__TASK INSTRUCTIONS__: Nothing but the lines from the one containing "int Model::step(const int8_t*" through the one containing "use_graph = false;", both included, should be given again, each exactly as written below.

__DATA EXTRACTS__:
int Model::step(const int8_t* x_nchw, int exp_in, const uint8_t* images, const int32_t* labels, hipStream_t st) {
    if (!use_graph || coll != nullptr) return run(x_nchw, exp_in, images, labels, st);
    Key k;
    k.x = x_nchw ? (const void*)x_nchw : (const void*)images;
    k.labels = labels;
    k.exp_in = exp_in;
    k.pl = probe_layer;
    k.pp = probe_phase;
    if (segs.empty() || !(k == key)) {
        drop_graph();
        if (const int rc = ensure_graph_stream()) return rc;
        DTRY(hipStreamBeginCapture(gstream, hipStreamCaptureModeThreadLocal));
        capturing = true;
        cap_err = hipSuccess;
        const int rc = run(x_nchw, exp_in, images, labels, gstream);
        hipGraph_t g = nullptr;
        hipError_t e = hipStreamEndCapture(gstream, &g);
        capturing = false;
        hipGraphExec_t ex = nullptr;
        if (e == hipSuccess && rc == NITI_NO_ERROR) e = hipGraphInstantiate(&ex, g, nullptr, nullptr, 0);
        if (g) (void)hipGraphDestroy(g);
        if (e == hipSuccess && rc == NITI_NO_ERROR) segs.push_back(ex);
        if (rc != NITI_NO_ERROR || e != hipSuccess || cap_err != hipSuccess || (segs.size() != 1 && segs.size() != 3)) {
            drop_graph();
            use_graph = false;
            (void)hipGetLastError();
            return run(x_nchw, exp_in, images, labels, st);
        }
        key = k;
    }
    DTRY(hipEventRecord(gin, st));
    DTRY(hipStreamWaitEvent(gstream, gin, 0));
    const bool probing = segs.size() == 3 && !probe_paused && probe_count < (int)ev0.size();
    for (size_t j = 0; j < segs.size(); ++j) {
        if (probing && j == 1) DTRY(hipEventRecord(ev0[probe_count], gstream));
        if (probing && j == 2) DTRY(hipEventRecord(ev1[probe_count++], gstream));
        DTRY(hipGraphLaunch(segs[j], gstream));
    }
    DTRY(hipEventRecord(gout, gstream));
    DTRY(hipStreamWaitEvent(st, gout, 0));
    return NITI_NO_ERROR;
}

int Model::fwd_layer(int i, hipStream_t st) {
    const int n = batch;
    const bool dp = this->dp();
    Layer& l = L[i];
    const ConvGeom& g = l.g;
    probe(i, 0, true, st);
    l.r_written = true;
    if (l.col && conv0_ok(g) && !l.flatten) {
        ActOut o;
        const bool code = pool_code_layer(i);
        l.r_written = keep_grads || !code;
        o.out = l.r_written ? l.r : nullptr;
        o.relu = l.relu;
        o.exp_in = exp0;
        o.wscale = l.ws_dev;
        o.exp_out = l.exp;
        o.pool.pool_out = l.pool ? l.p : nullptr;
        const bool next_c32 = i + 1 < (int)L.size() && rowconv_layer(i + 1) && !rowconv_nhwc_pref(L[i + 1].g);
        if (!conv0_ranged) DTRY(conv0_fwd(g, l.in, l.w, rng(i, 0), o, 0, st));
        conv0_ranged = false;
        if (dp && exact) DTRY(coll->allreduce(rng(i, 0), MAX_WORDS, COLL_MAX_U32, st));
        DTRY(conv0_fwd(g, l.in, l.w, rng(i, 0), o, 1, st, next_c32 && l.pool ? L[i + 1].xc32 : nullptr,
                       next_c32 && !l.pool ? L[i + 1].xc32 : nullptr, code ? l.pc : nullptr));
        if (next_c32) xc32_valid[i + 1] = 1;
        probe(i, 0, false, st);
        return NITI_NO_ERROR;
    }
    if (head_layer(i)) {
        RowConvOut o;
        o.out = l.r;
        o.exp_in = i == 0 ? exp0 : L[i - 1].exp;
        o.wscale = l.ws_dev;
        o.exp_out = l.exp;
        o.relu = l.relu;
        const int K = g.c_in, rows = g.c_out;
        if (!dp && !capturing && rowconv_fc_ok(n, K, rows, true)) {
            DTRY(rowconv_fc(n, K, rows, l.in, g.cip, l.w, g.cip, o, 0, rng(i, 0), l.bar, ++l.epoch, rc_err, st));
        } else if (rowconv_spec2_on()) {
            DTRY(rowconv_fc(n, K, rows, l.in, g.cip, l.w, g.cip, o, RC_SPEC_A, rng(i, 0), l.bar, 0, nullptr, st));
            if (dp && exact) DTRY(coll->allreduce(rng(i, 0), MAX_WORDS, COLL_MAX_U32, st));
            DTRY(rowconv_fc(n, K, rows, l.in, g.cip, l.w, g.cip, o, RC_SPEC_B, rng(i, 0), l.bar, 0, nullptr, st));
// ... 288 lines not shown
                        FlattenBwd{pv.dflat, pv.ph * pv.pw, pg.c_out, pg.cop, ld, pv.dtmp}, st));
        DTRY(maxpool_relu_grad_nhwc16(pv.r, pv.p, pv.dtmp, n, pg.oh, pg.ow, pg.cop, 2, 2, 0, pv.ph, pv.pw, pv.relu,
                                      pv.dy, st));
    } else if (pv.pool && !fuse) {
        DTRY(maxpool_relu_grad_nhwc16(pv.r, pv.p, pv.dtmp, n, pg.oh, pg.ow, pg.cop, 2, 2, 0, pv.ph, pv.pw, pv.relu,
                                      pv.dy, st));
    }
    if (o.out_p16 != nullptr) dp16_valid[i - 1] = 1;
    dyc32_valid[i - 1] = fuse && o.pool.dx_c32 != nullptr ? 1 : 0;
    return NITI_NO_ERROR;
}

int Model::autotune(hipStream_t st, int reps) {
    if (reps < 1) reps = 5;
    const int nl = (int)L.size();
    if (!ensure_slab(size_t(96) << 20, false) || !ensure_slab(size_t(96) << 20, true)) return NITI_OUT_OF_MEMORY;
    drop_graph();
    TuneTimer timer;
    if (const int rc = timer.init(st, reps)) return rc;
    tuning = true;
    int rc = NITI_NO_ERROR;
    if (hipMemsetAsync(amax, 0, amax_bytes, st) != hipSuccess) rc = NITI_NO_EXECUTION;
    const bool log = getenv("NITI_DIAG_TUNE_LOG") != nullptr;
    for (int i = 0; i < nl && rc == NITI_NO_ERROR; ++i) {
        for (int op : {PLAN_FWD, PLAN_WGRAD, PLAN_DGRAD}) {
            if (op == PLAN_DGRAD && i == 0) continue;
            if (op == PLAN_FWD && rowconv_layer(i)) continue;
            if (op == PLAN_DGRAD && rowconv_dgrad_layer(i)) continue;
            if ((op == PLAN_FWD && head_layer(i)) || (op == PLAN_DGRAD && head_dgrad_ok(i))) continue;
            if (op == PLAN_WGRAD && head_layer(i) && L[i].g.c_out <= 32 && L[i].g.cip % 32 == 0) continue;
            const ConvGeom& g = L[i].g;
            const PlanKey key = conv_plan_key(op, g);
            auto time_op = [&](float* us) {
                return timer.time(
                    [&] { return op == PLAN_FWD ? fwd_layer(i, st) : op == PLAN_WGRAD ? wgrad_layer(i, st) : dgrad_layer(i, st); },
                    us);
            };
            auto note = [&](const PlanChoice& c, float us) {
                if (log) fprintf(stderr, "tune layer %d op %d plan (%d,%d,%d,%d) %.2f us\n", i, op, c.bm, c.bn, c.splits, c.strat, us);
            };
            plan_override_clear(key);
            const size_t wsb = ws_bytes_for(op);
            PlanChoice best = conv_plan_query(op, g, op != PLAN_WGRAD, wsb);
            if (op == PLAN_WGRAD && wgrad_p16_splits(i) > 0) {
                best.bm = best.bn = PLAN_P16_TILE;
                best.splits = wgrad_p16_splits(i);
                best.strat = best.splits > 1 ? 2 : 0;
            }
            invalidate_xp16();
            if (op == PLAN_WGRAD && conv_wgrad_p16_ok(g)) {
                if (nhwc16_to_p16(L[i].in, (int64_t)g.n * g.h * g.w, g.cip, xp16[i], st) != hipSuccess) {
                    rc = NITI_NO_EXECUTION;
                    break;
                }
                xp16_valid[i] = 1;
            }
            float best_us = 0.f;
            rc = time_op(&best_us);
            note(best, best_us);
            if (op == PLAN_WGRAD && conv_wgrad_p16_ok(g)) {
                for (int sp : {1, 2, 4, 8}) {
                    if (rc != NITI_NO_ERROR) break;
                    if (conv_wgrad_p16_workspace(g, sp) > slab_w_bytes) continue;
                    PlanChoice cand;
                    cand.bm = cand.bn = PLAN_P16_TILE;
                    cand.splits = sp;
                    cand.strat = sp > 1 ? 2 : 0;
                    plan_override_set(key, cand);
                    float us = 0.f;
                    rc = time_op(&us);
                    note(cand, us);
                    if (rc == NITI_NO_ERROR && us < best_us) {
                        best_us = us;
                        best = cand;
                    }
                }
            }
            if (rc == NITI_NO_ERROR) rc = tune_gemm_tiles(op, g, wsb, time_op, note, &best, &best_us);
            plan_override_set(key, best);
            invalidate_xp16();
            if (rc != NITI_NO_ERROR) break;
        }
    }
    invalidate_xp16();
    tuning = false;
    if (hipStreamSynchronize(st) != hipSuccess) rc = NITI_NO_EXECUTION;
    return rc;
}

--

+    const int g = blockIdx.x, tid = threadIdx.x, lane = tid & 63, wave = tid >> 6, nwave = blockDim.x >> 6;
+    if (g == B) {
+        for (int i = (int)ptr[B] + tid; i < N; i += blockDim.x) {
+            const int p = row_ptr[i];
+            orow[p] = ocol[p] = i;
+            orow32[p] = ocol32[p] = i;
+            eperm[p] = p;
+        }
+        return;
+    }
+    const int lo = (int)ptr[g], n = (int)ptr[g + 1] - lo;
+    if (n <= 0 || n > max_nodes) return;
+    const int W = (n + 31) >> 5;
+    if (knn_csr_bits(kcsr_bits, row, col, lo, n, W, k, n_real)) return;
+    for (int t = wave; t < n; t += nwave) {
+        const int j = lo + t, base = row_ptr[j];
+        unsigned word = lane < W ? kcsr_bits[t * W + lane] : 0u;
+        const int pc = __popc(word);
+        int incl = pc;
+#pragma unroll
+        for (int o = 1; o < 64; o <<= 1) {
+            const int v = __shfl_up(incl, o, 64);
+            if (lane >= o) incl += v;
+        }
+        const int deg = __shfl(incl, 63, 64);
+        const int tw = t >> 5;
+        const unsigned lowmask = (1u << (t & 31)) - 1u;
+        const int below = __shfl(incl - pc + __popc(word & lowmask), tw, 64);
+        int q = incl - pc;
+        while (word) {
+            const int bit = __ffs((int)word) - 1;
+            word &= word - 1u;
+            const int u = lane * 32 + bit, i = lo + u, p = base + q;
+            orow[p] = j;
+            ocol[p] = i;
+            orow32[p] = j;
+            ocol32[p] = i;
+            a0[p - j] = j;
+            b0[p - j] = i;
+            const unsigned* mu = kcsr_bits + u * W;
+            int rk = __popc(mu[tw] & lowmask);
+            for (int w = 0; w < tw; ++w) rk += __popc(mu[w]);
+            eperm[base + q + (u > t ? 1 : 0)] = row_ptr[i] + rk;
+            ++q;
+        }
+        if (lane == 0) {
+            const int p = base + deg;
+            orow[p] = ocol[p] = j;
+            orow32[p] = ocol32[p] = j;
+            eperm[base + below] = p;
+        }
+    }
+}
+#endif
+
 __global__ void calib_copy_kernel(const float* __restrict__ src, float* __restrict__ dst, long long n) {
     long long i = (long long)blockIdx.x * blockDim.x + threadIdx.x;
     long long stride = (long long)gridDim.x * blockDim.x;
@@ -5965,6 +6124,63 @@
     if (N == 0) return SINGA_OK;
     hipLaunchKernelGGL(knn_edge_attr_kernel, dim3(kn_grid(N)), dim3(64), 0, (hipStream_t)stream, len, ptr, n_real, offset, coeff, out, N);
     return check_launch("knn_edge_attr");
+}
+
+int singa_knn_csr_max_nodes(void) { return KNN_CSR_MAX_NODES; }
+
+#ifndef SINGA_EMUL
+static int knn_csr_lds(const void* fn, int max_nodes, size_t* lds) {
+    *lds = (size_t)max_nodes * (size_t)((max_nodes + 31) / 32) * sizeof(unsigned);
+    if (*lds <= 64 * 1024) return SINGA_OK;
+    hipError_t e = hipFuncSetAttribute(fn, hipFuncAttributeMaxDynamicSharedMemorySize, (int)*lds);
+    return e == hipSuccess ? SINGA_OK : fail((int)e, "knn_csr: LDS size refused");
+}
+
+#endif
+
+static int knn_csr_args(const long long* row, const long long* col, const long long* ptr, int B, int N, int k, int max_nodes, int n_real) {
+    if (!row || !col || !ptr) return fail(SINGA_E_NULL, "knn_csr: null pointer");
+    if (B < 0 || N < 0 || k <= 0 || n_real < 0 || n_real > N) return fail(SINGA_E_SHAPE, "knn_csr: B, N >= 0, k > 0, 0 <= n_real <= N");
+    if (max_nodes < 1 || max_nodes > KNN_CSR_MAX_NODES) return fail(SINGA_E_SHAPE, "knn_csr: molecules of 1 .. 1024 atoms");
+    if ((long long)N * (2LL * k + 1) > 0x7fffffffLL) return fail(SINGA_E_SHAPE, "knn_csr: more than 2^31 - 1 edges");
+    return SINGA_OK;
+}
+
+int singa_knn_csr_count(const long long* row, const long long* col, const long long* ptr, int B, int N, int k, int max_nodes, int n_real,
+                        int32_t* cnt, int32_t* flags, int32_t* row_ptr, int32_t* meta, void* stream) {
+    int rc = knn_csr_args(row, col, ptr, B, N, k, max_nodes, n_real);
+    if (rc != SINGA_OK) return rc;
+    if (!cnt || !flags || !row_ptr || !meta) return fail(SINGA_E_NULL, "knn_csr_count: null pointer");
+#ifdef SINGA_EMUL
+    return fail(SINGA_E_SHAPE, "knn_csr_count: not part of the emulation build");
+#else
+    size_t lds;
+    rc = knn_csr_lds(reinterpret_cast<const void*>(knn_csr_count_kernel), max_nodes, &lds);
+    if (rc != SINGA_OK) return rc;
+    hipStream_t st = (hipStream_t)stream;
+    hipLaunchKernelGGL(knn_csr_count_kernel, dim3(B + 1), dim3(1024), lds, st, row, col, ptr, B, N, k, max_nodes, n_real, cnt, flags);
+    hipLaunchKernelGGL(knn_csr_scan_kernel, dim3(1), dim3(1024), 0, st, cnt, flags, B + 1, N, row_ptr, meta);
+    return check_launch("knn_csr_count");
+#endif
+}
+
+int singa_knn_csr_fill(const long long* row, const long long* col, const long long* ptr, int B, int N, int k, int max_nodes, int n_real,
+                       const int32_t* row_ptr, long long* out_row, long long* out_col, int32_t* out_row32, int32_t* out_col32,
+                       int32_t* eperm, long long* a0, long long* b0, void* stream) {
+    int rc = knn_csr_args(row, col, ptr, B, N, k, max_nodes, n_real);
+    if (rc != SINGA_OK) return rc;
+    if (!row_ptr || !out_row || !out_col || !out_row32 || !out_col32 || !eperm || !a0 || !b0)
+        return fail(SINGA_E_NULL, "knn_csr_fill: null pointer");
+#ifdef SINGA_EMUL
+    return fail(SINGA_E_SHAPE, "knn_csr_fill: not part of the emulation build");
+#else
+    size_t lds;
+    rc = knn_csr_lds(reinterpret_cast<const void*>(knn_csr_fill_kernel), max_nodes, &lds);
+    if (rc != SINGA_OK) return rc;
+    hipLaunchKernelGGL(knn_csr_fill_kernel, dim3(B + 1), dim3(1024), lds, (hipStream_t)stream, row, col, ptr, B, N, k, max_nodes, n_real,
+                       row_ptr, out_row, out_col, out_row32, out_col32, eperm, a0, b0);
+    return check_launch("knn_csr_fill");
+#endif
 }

__EXERCISE OUTPUT__:
int Model::step(const int8_t* x_nchw, int exp_in, const uint8_t* images, const int32_t* labels, hipStream_t st) {
    if (!use_graph || coll != nullptr) return run(x_nchw, exp_in, images, labels, st);
    Key k;
    k.x = x_nchw ? (const void*)x_nchw : (const void*)images;
    k.labels = labels;
    k.exp_in = exp_in;
    k.pl = probe_layer;
    k.pp = probe_phase;
    if (segs.empty() || !(k == key)) {
        drop_graph();
        if (const int rc = ensure_graph_stream()) return rc;
        DTRY(hipStreamBeginCapture(gstream, hipStreamCaptureModeThreadLocal));
        capturing = true;
        cap_err = hipSuccess;
        const int rc = run(x_nchw, exp_in, images, labels, gstream);
        hipGraph_t g = nullptr;
        hipError_t e = hipStreamEndCapture(gstream, &g);
        capturing = false;
        hipGraphExec_t ex = nullptr;
        if (e == hipSuccess && rc == NITI_NO_ERROR) e = hipGraphInstantiate(&ex, g, nullptr, nullptr, 0);
        if (g) (void)hipGraphDestroy(g);
        if (e == hipSuccess && rc == NITI_NO_ERROR) segs.push_back(ex);
        if (rc != NITI_NO_ERROR || e != hipSuccess || cap_err != hipSuccess || (segs.size() != 1 && segs.size() != 3)) {
            drop_graph();
            use_graph = false;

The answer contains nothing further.